What a difference 1 day makes - Now Contador is downgraded (below Evans). Basso, Frank Schleck, Sanchez improved. Andy Schleck is getting closer to 50/50 for the win.
Chances for Velits, Leipheimer, Kloden dropped to basically zero.


----------



## Len J (Jan 28, 2004)

You do realize that these odds don't reflect who the bookies think will win, rather they reflect what the odds have to be to balance the betting? In other words, these reflect what the betting public thinks....

Just sayin'

Len


----------



## 55x11 (Apr 24, 2006)

Len J said:


> You do realize that these odds don't reflect who the bookies think will win, rather they reflect what the odds have to be to balance the betting? In other words, these reflect what the betting public thinks....
> 
> Just sayin'
> 
> Len


Are there even still bookies? I assumed that bookies have been replaced by computer programs long time ago.

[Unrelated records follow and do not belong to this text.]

             d.batch_scale_bytes = z.scale; d.batch_shift_bytes = z.shift;
         };
-        if (r == 0)
-            hipLaunchKernelGGL(ief_init_theta_kernel, dim3(gth), dim3(256), 0, s, start, ld_start, 0, 85, th[0], th[1], m, ths);
-        else
-            hipLaunchKernelGGL(ief_init_theta_kernel, dim3(gth, nb), dim3(256), 0, s, dsrc, ld_d, w->no_optcam ? 0 : 3, nd_delta,
-                               th[0], th[1], m, ths);
-        HMMR_CHECK_HIP(hipGetLastError());
+        if (!fused) {
+            if (r == 0)
+                hipLaunchKernelGGL(ief_init_theta_kernel, dim3(gth), dim3(256), 0, s, start, ld_start, 0, 85, th[0], th[1], m, ths);
+            else
+                hipLaunchKernelGGL(ief_init_theta_kernel, dim3(gth, nb), dim3(256), 0, s, dsrc, ld_d, w->no_optcam ? 0 : 3, nd_delta,
+                                   th[0], th[1], m, ths);
+            HMMR_CHECK_HIP(hipGetLastError());
+        }
         hmmr_conv_desc_t d = fc_desc(xin, w->dtype, m, 2048, R.fc1_phi, pre, w->dtype, 1024, 1024, IEF_SPLIT_K, base + L.sk, L.skbytes);
         group(d, z_phi, 0, (long long)L.pre_s, 0);
         if (hmmr_conv_gemm(&d, s)) return -2;
+        const int fin_mode = r == 0 ? 0 : (w->no_optcam ? 2 : 1);
+        if (fused) {
+            ief_rows_args_t q = {};
+            if (r == 0) { q.src = start; q.ld_src = ld_start; q.off = 0; q.nd = 85; }
+            else { q.src = dsrc; q.ld_src = ld_d; q.off = w->no_optcam ? 0 : 3; q.nd = nd_delta; }
+            q.pre = (const bsplit_t*)pre; q.th[0] = th[0]; q.th[1] = th[1];
+            const hmmr_layer_t* lay[3] = {&R.fc1_theta, &R.fc2, &R.fc3};
+            const Strides* zs[3] = {&z_th, &z_fc2, &z_fc3};
+            for (int l = 0; l < 3; ++l) {
+                q.w[l] = lay[l]->w; q.scale[l] = lay[l]->scale; q.shift[l] = lay[l]->shift;
+                q.z_w[l] = zs[l]->w; q.z_scale[l] = zs[l]->scale; q.z_shift[l] = zs[l]->shift;
+            }
+            q.bsrc = dsrc; q.ld_b = ld_d; q.mode = fin_mode; q.out = omegas + (size_t)r * m * 85;
+            q.m = m; q.stages = w->num_stages; q.z_pre = (long long)L.pre_s; q.z_th = ths;
+            return ief_rows_launch(q, nb, s) ? -2 : 0;
+        }
         int cur = 0;
         for (int st = 0; st < w->num_stages; ++st) {
             d = fc_desc(th[cur], HMMR_F32, m, LDT, R.fc1_theta, h1, w->dtype, 1024, 1024);
@@ -154,7 +173,7 @@
             cur ^= 1;
         }
         hipLaunchKernelGGL(ief_finalize_kernel, dim3(gfin, nb), dim3(256), 0, s, (const float*)th[cur],
-                           dsrc, ld_d, r == 0 ? 0 : (w->no_optcam ? 2 : 1), omegas + (size_t)r * m * 85, m, ths);
+                           dsrc, ld_d, fin_mode, omegas + (size_t)r * m * 85, m, ths);
         HMMR_CHECK_HIP(hipGetLastError());
         return 0;
     };
diff --git a/human_dynamics_amd/csrc/ief_rows.hip b/human_dynamics_amd/csrc/ief_rows.hip
--- /dev/null
+++ b/human_dynamics_amd/csrc/ief_rows.hip
@@ -0,0 +1,343 @@
+#include "stream_kit.h"
+#include "tail_sched.h"
+
+namespace {
+constexpr int RT = 32;
+constexpr int HID = 1024;
+constexpr int H_ROW = HID * 4;
+constexpr int OFF_TH = RT * H_ROW;
+constexpr int OFF_SC = OFF_TH + RT * LDT * 4;
+constexpr int LDS_BYTES = OFF_SC + 4 * 32 * 32 * 4;
+static_assert(LDS_BYTES <= 160 * 1024, "one workgroup per CU: 160 KB of LDS");
+constexpr int NK = HID / 32;
+constexpr int SL0 = IEF_SPLIT_K > NK ? NK : (IEF_SPLIT_K > 1 ? IEF_SPLIT_K : 1);
+constexpr int KPS = (NK + SL0 - 1) / SL0;
+constexpr int NSL = (NK + KPS - 1) / KPS;
+constexpr int NF3 = 3;
+static_assert(NSL * RT * NF3 * 32 * 4 <= OFF_TH, "fc3's partial planes reuse the split tile");
+static_assert(LDT == 128 && LDT % 32 == 0, "theta rows are whole 128-byte K steps");
+
+typedef const __attribute__((address_space(1))) char* grow_t;
+typedef const __attribute__((address_space(1))) shalf8* gsh8_t;
+typedef const __attribute__((address_space(1))) f32x4* gf4_t;
+
+__device__ __forceinline__ int h_off(int row, int slot) { return row * H_ROW + ((slot ^ (row & 15)) << 4); }
+__device__ __forceinline__ int th_idx(int row, int col) { return row * LDT + ((((col >> 2) ^ (row & 15)) << 2) | (col & 3)); }
+
+template <int N> __device__ __forceinline__ void zero(f32x16 (&acc)[N]) {
+#pragma unroll
+    for (int j = 0; j < N; ++j)
+#pragma unroll
+        for (int r = 0; r < 16; ++r) acc[j][r] = 0.f;
+}
+__device__ __forceinline__ void scale_shift(float (&v)[8], const float* scale, const float* shift, int n) {
+    if (scale && shift) {
+        float s[8], b[8]; load8(scale + n, s); load8(shift + n, b);
+#pragma unroll
+        for (int j = 0; j < 8; ++j) v[j] = fmaf(v[j], s[j], b[j]);
+    } else if (scale) {
+        float s[8]; load8(scale + n, s);
+#pragma unroll
+        for (int j = 0; j < 8; ++j) v[j] *= s[j];
+    } else if (shift) {
+        float b[8]; load8(shift + n, b);
+#pragma unroll
+        for (int j = 0; j < 8; ++j) v[j] += b[j];
+    }
+}
+__device__ __forceinline__ void frag_to_scratch(float* ssc, const f32x16& acc, int lr, int lh) {
+#pragma unroll
+    for (int r = 0; r < 16; ++r) ssc[((r & 3) + 8 * (r >> 2) + 4 * lh) * 32 + lr] = acc[r];
+}
+}
+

In any case, these odds do represent some sort of collective wisdom by the betting public. Not much of a betting man myself, I find it fascinating how these markets do get most of the things right - similar to intrade etc.


----------



## Len J (Jan 28, 2004)

55x11 said:


> Are there even still bookies? I assumed that bookies have been replaced by computer programs long time ago.
> 
> In any case, these odds do represent some sort of collective wisdom by the betting public. Not much of a betting man myself, I find it fascinating how these markets do get most of the things right - similar to intrade etc.


Unfortunatly, public betting is a lagging indicator usually. Look at Contadors odds.......they lag his performance since many bettors want him to recover. OTOH, Basso has ridden stronger than his odds as has Cuenego.

Yes there are bookies, they adjust the computer models.

Yes, they are fascinating.

What odds would you personally give the top 6?

Me

Frank 7-1
Evans 7-5
Andy 3-1
Basso 5-1
Cuengo 10-1
Contador 25-1

Lots of racing left though.

len


----------



## QuiQuaeQuod (Jan 24, 2003)

Len J said:


> Me
> 
> Frank 7-1
> Evans 7-5
> ...


Making book by laying bets off one another is the best way to manage risk and skim profit. But for setting odds for a single event bet, that is not possible. However, if a person tries to make odds so that s/he would be WILLING to take either side of the bet, that seems to be a good mindset for finding close to true odds. 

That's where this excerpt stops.